(Record set Opens)

__global__ void thin_pack_kernel(const uint16_t* __restrict__ w, uint32_t* __restrict__ out, int N, int C, long long so,
                                 long long si, long long sy, long long sx, int flip) {
  const int total = kTaps * (C / 2) * N;
  const int i = blockIdx.x * blockDim.x + threadIdx.x;
  if (i >= total) return;
  int n, q, t;
  if (C == 4) {
    n = i % N;
    q = (i / N) % 2;
    t = i / (2 * N);
  } else {
    n = i % 4;
    q = (i / 4) % (C / 2);
    t = i / (4 * (C / 2));
  }
  const int ty = t / 3, tx = t % 3;
  uint32_t v[2];
#pragma unroll
  for (int e = 0; e < 2; ++e) {
    const int c = 2 * q + e;
    const long long off = flip ? c * so + n * si + (2 - ty) * sy + (2 - tx) * sx : n * so + c * si + ty * sy + tx * sx;
    v[e] = w[off];
  }
// ... 13 lines not shown

  uint4 wv[2 * kTaps];
#pragma unroll
  for (int i = 0; i < 2 * kTaps; ++i) wv[i] = wp[(size_t)i * G + g];
  float bv[4] = {0.f, 0.f, 0.f, 0.f};
  if (bias) {
    const typename Traits<T>::frag bf = load_frag<T>(bias + 4 * g);
#pragma unroll
    for (int j = 0; j < 4; ++j) bv[j] = Traits<T>::to_f32(bf[j]);
  }

  const int pc = tid % kPatchW, pr = (tid / kPatchW) % 3, pci = tid / (3 * kPatchW);
  auto fetch = [&](int sg) -> uint16_t {
    const int seg = sg % segs, row = (sg / segs) % H, b = sg / (segs * H);
    const int yy = row + pr - 1, xx = seg * kSeg + pc - 1;
    if (tid < kInPatch && yy >= 0 && yy < H && xx >= 0 && xx < W) return bits_of(x[(((size_t)b * 4 + pci) * H + yy) * W + xx]);
    return 0;
  };
  uint16_t* pl = reinterpret_cast<uint16_t*>(patch);
  const int first = blockIdx.x * segs_per_wg;
  const int last = min(first + segs_per_wg, total_segs);
  uint16_t nxt = fetch(first);
  for (int sg = first; sg < last; ++sg) {
    const int seg = sg % segs, row = (sg / segs) % H, b = sg / (segs * H);
    if (sg != first) __syncthreads();
    if (tid < kInPatch) pl[(pr * kPatchW + pc) * 4 + pci] = nxt;
    __syncthreads();
    if (sg + 1 < last) nxt = fetch(sg + 1);
    for (int s = slot; s < kSeg; s += PP) {
      float acc[4] = {bv[0], bv[1], bv[2], bv[3]};
#pragma unroll
      for (int t = 0; t < kTaps; ++t) {
        const uint2 xv = patch[(t / 3) * kPatchW + s + (t % 3)];
        const uint4 w0 = wv[2 * t], w1 = wv[2 * t + 1];
        acc[0] = Dot2<T>::acc(xv.x, w0.x, acc[0]);
        acc[1] = Dot2<T>::acc(xv.x, w0.y, acc[1]);
        acc[2] = Dot2<T>::acc(xv.x, w0.z, acc[2]);
        acc[3] = Dot2<T>::acc(xv.x, w0.w, acc[3]);
        acc[0] = Dot2<T>::acc(xv.y, w1.x, acc[0]);
        acc[1] = Dot2<T>::acc(xv.y, w1.y, acc[1]);
        acc[2] = Dot2<T>::acc(xv.y, w1.z, acc[2]);
        acc[3] = Dot2<T>::acc(xv.y, w1.w, acc[3]);
      }
      typename Traits<T>::frag o;
#pragma unroll
      for (int j = 0; j < 4; ++j) o[j] = Traits<T>::from_f32(acc[j]);
      store_frag<T>(y + (((size_t)b * H + row) * W + seg * kSeg + s) * N + 4 * g, o);
    }
  }
}

constexpr int kOutThreads = 256;
constexpr int kOutSlices = 32;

(Record set Closes)

Each line of the data that contains "kTaps" belongs in the answer.

  const int total = kTaps * (C / 2) * N;
  uint4 wv[2 * kTaps];
  for (int i = 0; i < 2 * kTaps; ++i) wv[i] = wp[(size_t)i * G + g];
      for (int t = 0; t < kTaps; ++t) {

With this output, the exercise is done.